__DATA SHOWN__
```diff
@@ -112,6 +113,8 @@
 int ica_pack_up3(const float* w, void* dst, int Cin, int prec, hipStream_t stream);
 int ica_conv_up3(const float* x, float* y, const void* wp, const float* bias, int N, int Cin, int Hin, int Win,
                  int layout, int prec, hipStream_t stream);
+int ica_conv_up3_live(const float* x, float* y, const void* wp, const float* bias, int N, int Cin, int Hin, int Win,
+                      int layout, int prec, const int* live, hipStream_t stream);
 
 int ica_elem_blocks_per_image(void);
 int ica_nchw_to_nc4(const float* src, float* dst, int N, int C, int H, int W, hipStream_t stream);
@@ -123,6 +126,8 @@
                            float eps, int clamp_in, hipStream_t stream);
 int ica_attack_loss(const float* xhat4, const float* out_s, float* grad4, float* part, int B, int H, int W,
                     float invN, int clamp, int mode, hipStream_t stream);
+int ica_attack_loss_live(const float* xhat4, const float* out_s, float* grad4, float* part, int B, int H, int W,
+                         float invN, int clamp, int mode, const int* live, hipStream_t stream);
 int ica_attack_adam(float* noise, const float* im_s, const float* gnet4, const float* loss_i, const float* cheap_grad,
                     float* m, float* v, float* im_in_out, int B, int H, int W, float eps, float thr, float invN,
                     float bc2s, float neg_step, int* branch, const int* gpos, int* census, hipStream_t stream);
@@ -141,6 +146,9 @@
                      int x0, int x1, int y0, int y1, float w_in_tar, float w_in_bkg, hipStream_t stream);
 int ica_roi_loss(const float* xhat4, const float* out_s, const float* out_t, float* grad4, float* part, int B, int H,
                  int W, int x0, int x1, int y0, int y1, float w_out_tar, float w_out_bkg, int clamp, hipStream_t stream);
+int ica_roi_loss_live(const float* xhat4, const float* out_s, const float* out_t, float* grad4, float* part, int B,
+                      int H, int W, int x0, int x1, int y0, int y1, float w_out_tar, float w_out_bkg, int clamp,
+                      const int* live, hipStream_t stream);
 int ica_roi_adam(float* noise, const float* im_s, const float* gnet4, const float* loss_i, float* m, float* v,
                  float* im_in_out, int B, int H, int W, float eps, float thr, float bc2s, float neg_step, int* branch,
                  int x0, int x1, int y0, int y1, float w_in_tar, float w_in_bkg, const int* gpos, int* census,
```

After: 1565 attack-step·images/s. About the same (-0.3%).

__TASK DETAILS__
Output every entry again, exactly as given.

__SOLUTION BELOW__
```diff
@@ -112,6 +113,8 @@
 int ica_pack_up3(const float* w, void* dst, int Cin, int prec, hipStream_t stream);
 int ica_conv_up3(const float* x, float* y, const void* wp, const float* bias, int N, int Cin, int Hin, int Win,
                  int layout, int prec, hipStream_t stream);
+int ica_conv_up3_live(const float* x, float* y, const void* wp, const float* bias, int N, int Cin, int Hin, int Win,
+                      int layout, int prec, const int* live, hipStream_t stream);
 
 int ica_elem_blocks_per_image(void);
 int ica_nchw_to_nc4(const float* src, float* dst, int N, int C, int H, int W, hipStream_t stream);
@@ -123,6 +126,8 @@
                            float eps, int clamp_in, hipStream_t stream);
 int ica_attack_loss(const float* xhat4, const float* out_s, float* grad4, float* part, int B, int H, int W,
                     float invN, int clamp, int mode, hipStream_t stream);
+int ica_attack_loss_live(const float* xhat4, const float* out_s, float* grad4, float* part, int B, int H, int W,
+                         float invN, int clamp, int mode, const int* live, hipStream_t stream);
 int ica_attack_adam(float* noise, const float* im_s, const float* gnet4, const float* loss_i, const float* cheap_grad,
                     float* m, float* v, float* im_in_out, int B, int H, int W, float eps, float thr, float invN,
                     float bc2s, float neg_step, int* branch, const int* gpos, int* census, hipStream_t stream);
@@ -141,6 +146,9 @@
                      int x0, int x1, int y0, int y1, float w_in_tar, float w_in_bkg, hipStream_t stream);
 int ica_roi_loss(const float* xhat4, const float* out_s, const float* out_t, float* grad4, float* part, int B, int H,
                  int W, int x0, int x1, int y0, int y1, float w_out_tar, float w_out_bkg, int clamp, hipStream_t stream);
+int ica_roi_loss_live(const float* xhat4, const float* out_s, const float* out_t, float* grad4, float* part, int B,
+                      int H, int W, int x0, int x1, int y0, int y1, float w_out_tar, float w_out_bkg, int clamp,
+                      const int* live, hipStream_t stream);
 int ica_roi_adam(float* noise, const float* im_s, const float* gnet4, const float* loss_i, float* m, float* v,
                  float* im_in_out, int B, int H, int W, float eps, float thr, float bc2s, float neg_step, int* branch,
                  int x0, int x1, int y0, int y1, float w_in_tar, float w_in_bkg, const int* gpos, int* census,
```

After: 1565 attack-step·images/s. About the same (-0.3%).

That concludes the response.